#### HOW TO COMPLETE THIS TASK:
A single figure is the whole answer: the number of lines in the entries that contain "what".

START SUPPLIED RECORDS

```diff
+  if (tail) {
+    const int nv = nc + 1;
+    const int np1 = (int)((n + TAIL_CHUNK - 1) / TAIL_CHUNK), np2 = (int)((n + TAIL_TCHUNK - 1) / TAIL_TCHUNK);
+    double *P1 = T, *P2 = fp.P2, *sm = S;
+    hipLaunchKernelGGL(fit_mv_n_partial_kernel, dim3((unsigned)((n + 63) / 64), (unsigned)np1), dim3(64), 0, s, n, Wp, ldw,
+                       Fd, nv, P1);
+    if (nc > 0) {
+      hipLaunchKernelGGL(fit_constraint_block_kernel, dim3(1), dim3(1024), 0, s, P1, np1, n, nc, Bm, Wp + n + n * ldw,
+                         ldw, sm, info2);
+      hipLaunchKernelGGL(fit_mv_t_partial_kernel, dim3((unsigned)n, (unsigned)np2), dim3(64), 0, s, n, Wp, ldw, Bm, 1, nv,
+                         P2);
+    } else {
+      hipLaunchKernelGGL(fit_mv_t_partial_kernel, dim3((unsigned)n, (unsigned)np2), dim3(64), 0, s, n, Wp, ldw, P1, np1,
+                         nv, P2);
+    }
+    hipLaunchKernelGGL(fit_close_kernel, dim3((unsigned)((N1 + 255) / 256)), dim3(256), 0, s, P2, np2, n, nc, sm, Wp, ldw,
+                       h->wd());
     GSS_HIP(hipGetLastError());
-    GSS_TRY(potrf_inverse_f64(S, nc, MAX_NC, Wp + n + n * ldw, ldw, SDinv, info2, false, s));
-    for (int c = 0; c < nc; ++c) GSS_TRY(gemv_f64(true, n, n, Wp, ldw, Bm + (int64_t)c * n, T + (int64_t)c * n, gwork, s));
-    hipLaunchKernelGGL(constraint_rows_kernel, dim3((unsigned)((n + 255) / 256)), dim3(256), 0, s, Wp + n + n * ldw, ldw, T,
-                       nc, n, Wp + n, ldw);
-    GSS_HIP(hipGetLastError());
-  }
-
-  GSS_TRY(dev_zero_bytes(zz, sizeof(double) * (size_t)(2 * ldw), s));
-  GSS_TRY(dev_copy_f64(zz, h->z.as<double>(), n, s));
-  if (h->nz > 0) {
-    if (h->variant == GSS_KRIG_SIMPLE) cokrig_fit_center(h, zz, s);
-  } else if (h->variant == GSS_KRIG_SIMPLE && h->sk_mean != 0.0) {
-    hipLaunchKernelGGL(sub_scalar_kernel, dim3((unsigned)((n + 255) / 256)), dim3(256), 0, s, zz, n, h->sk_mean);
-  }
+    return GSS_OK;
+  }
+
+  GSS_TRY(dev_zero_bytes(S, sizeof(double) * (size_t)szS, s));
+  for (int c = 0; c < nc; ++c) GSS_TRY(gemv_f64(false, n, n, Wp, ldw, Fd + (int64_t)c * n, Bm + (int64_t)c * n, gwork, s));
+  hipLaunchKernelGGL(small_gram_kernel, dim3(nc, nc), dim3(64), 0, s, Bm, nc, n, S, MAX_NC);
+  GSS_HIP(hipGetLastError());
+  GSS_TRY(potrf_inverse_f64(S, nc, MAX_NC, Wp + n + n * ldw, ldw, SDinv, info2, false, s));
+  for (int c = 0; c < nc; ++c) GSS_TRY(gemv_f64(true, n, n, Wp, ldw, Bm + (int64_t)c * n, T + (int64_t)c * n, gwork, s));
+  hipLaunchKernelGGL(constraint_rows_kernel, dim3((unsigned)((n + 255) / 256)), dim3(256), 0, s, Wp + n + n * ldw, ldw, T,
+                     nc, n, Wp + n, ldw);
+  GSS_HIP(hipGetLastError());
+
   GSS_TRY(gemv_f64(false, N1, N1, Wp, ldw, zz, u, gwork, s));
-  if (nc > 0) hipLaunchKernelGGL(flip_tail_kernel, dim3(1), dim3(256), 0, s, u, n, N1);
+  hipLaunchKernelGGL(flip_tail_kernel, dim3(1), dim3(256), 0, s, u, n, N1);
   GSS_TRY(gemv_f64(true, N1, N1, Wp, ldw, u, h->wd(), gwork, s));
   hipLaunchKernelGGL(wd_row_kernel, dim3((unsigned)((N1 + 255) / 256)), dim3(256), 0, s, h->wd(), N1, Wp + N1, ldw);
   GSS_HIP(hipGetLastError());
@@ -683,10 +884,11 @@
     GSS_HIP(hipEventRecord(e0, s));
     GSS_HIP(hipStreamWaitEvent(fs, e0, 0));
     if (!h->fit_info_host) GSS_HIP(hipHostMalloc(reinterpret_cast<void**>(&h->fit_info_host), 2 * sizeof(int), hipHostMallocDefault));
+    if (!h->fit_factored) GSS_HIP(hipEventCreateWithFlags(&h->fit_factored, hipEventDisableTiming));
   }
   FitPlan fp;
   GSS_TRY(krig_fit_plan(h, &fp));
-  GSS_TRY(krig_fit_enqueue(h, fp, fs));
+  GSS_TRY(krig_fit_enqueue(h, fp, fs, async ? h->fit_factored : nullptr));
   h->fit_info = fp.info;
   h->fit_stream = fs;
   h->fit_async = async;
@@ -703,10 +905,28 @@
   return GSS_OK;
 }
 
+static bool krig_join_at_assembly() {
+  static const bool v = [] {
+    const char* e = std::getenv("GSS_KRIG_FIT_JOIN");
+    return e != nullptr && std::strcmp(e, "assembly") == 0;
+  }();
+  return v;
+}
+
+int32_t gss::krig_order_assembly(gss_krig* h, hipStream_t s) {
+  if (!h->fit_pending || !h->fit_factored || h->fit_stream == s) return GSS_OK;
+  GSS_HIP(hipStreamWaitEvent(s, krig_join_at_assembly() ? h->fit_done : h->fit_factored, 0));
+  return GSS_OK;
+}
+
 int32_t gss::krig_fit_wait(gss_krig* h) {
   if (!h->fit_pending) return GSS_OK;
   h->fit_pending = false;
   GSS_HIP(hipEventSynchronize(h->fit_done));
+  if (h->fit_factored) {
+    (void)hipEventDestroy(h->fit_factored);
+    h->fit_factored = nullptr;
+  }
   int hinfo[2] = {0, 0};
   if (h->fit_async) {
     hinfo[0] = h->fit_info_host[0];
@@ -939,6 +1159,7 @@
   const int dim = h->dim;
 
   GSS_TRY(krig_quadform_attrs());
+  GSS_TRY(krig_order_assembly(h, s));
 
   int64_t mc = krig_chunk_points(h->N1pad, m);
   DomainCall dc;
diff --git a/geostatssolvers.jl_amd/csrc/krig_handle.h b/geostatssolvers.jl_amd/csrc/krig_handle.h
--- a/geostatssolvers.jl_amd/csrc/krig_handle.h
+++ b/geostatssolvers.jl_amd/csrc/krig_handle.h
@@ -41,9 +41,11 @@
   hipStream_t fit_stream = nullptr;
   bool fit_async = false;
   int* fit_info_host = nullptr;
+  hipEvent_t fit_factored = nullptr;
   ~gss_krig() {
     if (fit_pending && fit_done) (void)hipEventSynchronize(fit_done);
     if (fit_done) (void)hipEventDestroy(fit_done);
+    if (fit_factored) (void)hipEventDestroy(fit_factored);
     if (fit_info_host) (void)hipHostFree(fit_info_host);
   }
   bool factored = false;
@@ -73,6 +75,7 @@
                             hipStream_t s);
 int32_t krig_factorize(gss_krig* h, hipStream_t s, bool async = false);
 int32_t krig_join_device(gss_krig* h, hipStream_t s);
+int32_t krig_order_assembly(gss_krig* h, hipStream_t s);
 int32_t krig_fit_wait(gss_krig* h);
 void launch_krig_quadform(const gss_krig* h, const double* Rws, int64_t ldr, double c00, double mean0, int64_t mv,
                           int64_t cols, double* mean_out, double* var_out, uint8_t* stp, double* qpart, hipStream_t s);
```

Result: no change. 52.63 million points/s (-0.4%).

END SUPPLIED RECORDS
START SUPPLIED RECORDS

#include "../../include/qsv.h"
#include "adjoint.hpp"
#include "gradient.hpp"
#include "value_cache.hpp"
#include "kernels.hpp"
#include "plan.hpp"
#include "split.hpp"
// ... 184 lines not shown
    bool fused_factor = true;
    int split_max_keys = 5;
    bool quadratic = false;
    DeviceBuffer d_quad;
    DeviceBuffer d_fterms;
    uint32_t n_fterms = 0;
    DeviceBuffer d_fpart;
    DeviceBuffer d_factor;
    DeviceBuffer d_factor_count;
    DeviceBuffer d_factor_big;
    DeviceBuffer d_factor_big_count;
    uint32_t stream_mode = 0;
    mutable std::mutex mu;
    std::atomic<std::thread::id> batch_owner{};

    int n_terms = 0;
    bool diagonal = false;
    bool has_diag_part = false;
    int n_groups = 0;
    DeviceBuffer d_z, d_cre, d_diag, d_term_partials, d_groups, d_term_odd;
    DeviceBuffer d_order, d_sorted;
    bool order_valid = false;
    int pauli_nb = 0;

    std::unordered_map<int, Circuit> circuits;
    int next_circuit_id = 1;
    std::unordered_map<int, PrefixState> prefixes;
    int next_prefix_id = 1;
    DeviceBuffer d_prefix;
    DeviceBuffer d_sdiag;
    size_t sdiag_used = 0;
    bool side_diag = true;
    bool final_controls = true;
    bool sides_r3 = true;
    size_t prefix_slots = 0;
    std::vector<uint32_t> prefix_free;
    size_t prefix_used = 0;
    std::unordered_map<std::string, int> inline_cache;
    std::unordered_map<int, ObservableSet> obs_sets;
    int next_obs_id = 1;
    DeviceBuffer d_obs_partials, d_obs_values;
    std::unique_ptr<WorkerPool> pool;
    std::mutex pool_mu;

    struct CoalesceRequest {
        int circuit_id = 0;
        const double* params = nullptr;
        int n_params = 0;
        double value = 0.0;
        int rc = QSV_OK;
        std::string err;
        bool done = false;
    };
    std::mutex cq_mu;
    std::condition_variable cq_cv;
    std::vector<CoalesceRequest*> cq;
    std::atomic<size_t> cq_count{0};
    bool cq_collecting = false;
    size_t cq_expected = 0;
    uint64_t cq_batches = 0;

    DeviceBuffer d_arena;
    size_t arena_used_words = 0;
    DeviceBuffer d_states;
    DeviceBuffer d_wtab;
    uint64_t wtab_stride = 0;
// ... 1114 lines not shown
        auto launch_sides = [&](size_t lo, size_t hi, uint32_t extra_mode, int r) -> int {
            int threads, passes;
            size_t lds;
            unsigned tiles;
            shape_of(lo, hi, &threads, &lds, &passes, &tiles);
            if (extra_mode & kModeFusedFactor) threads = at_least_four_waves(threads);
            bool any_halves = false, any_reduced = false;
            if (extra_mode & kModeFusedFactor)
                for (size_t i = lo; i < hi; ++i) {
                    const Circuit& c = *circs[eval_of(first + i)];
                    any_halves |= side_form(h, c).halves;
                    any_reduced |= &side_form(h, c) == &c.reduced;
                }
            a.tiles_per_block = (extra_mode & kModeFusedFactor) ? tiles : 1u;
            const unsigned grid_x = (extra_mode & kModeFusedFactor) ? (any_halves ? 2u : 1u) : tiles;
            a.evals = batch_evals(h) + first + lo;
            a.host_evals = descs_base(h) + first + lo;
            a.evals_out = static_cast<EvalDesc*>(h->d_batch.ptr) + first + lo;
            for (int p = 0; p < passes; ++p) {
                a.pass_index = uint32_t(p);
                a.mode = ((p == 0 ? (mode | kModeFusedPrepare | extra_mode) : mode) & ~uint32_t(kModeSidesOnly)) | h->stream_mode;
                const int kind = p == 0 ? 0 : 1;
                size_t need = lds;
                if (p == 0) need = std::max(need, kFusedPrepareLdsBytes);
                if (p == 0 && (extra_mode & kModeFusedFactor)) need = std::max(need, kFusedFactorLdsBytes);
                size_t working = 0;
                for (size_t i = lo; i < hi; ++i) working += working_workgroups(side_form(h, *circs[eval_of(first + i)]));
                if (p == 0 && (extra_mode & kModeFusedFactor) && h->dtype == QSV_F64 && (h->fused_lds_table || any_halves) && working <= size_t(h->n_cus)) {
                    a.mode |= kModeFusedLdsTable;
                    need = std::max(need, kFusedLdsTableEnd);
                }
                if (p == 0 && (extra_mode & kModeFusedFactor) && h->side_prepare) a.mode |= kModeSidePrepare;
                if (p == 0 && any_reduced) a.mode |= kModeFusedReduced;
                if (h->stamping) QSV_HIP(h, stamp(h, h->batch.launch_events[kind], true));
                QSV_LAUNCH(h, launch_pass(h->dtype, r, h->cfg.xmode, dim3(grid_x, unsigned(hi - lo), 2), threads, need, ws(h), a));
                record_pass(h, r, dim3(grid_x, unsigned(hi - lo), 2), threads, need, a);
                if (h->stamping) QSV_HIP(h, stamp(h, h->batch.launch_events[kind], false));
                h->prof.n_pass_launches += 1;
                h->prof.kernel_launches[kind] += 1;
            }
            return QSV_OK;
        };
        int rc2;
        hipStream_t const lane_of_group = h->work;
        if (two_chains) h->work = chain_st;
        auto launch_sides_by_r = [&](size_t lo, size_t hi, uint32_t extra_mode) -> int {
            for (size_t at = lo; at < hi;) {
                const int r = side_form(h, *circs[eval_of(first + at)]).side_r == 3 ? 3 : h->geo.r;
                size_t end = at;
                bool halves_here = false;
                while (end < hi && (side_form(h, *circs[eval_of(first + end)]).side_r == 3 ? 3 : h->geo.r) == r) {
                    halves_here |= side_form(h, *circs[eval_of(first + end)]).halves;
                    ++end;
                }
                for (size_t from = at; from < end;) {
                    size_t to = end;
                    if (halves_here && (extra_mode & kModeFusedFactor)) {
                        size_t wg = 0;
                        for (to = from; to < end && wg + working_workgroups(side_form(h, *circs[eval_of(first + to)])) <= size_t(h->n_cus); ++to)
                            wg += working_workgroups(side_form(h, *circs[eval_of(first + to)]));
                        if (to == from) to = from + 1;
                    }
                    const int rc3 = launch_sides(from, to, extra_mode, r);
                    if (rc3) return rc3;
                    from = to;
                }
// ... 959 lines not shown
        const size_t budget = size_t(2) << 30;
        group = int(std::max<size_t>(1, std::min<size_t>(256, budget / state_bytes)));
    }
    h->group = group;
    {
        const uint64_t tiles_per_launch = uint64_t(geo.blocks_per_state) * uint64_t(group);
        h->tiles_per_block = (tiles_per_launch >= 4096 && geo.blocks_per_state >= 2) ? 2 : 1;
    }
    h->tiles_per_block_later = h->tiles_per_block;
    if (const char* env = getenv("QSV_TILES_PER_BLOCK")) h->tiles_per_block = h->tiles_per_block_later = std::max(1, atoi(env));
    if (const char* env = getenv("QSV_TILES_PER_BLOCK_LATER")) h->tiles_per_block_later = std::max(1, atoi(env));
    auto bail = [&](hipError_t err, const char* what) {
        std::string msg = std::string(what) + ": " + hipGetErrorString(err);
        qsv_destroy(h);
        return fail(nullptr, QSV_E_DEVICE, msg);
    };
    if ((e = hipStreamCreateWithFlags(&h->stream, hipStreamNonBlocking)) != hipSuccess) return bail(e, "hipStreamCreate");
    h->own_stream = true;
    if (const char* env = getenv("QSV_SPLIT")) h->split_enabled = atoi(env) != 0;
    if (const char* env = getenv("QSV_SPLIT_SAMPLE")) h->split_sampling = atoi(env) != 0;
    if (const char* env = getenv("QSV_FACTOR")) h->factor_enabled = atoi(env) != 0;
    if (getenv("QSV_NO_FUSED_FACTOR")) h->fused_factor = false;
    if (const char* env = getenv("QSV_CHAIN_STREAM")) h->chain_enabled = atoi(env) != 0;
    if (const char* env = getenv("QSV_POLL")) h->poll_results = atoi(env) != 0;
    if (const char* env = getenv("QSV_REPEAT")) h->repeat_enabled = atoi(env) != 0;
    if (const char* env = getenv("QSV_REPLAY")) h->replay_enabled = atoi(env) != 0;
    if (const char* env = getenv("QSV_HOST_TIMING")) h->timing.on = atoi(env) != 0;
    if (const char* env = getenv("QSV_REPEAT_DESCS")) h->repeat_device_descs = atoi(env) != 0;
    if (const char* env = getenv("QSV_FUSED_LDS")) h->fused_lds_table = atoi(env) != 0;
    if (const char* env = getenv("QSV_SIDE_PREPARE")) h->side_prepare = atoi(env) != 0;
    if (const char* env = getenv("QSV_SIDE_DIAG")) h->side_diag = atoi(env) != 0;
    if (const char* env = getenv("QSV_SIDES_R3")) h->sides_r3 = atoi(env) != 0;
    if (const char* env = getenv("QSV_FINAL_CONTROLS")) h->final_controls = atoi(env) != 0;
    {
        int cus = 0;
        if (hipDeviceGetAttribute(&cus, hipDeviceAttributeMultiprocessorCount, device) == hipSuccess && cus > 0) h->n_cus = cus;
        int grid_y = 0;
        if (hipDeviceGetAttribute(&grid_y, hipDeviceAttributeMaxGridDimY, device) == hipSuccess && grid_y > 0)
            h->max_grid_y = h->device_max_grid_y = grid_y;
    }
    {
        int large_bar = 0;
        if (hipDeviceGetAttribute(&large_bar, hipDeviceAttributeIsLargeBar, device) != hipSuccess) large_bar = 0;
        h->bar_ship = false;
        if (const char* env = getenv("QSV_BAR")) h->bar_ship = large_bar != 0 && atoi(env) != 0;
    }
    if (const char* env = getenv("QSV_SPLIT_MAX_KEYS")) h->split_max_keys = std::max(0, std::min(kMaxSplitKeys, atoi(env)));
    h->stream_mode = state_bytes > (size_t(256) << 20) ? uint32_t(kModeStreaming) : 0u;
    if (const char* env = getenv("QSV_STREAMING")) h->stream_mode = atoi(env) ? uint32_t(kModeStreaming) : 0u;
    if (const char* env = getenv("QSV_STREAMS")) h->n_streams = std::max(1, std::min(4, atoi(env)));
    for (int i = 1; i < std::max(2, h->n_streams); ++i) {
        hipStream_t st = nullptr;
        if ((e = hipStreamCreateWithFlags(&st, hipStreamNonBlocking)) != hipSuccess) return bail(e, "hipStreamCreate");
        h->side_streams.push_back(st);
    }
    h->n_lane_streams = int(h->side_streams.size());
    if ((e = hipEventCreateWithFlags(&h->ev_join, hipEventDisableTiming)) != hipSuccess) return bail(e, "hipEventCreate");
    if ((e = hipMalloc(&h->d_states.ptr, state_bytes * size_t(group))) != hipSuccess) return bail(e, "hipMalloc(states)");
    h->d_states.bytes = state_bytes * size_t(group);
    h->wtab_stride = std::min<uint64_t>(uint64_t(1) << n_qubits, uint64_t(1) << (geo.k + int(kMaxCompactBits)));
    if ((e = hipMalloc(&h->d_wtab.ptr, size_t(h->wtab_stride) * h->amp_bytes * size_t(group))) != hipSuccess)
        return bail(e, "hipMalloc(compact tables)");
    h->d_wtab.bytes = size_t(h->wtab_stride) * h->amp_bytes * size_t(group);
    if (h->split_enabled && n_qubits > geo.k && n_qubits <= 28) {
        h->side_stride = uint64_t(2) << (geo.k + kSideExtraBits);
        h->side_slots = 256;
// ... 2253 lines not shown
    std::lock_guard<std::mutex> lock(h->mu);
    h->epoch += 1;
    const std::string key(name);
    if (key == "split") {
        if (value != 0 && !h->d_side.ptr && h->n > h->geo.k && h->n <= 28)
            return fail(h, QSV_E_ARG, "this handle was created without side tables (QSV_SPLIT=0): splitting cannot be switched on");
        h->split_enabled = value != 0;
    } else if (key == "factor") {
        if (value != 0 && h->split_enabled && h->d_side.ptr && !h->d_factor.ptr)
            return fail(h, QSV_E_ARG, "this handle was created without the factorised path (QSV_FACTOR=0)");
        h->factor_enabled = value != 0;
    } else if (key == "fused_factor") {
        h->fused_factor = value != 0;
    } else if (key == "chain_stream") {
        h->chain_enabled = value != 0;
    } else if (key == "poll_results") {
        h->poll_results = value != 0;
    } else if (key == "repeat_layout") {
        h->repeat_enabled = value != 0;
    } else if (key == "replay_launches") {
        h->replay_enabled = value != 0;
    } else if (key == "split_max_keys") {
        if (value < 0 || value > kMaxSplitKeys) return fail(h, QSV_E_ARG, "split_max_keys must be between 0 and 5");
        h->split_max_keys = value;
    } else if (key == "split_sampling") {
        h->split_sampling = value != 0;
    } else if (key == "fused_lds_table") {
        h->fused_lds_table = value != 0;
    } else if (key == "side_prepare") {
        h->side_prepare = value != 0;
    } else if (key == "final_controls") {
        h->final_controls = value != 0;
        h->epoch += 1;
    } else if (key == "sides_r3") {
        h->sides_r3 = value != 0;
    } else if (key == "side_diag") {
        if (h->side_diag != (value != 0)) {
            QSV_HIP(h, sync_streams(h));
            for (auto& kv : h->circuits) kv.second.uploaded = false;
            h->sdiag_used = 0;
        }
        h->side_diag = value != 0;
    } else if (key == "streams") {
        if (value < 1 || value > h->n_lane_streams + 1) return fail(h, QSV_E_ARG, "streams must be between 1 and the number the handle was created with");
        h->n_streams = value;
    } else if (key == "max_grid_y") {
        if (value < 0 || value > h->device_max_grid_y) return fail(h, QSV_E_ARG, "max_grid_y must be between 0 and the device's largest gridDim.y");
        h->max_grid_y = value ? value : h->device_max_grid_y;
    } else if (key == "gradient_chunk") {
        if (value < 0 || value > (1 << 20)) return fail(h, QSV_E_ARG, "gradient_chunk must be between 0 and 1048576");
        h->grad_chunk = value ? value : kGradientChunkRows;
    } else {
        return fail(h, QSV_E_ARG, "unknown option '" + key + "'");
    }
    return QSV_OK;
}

END SUPPLIED RECORDS

#### SOLUTION:
2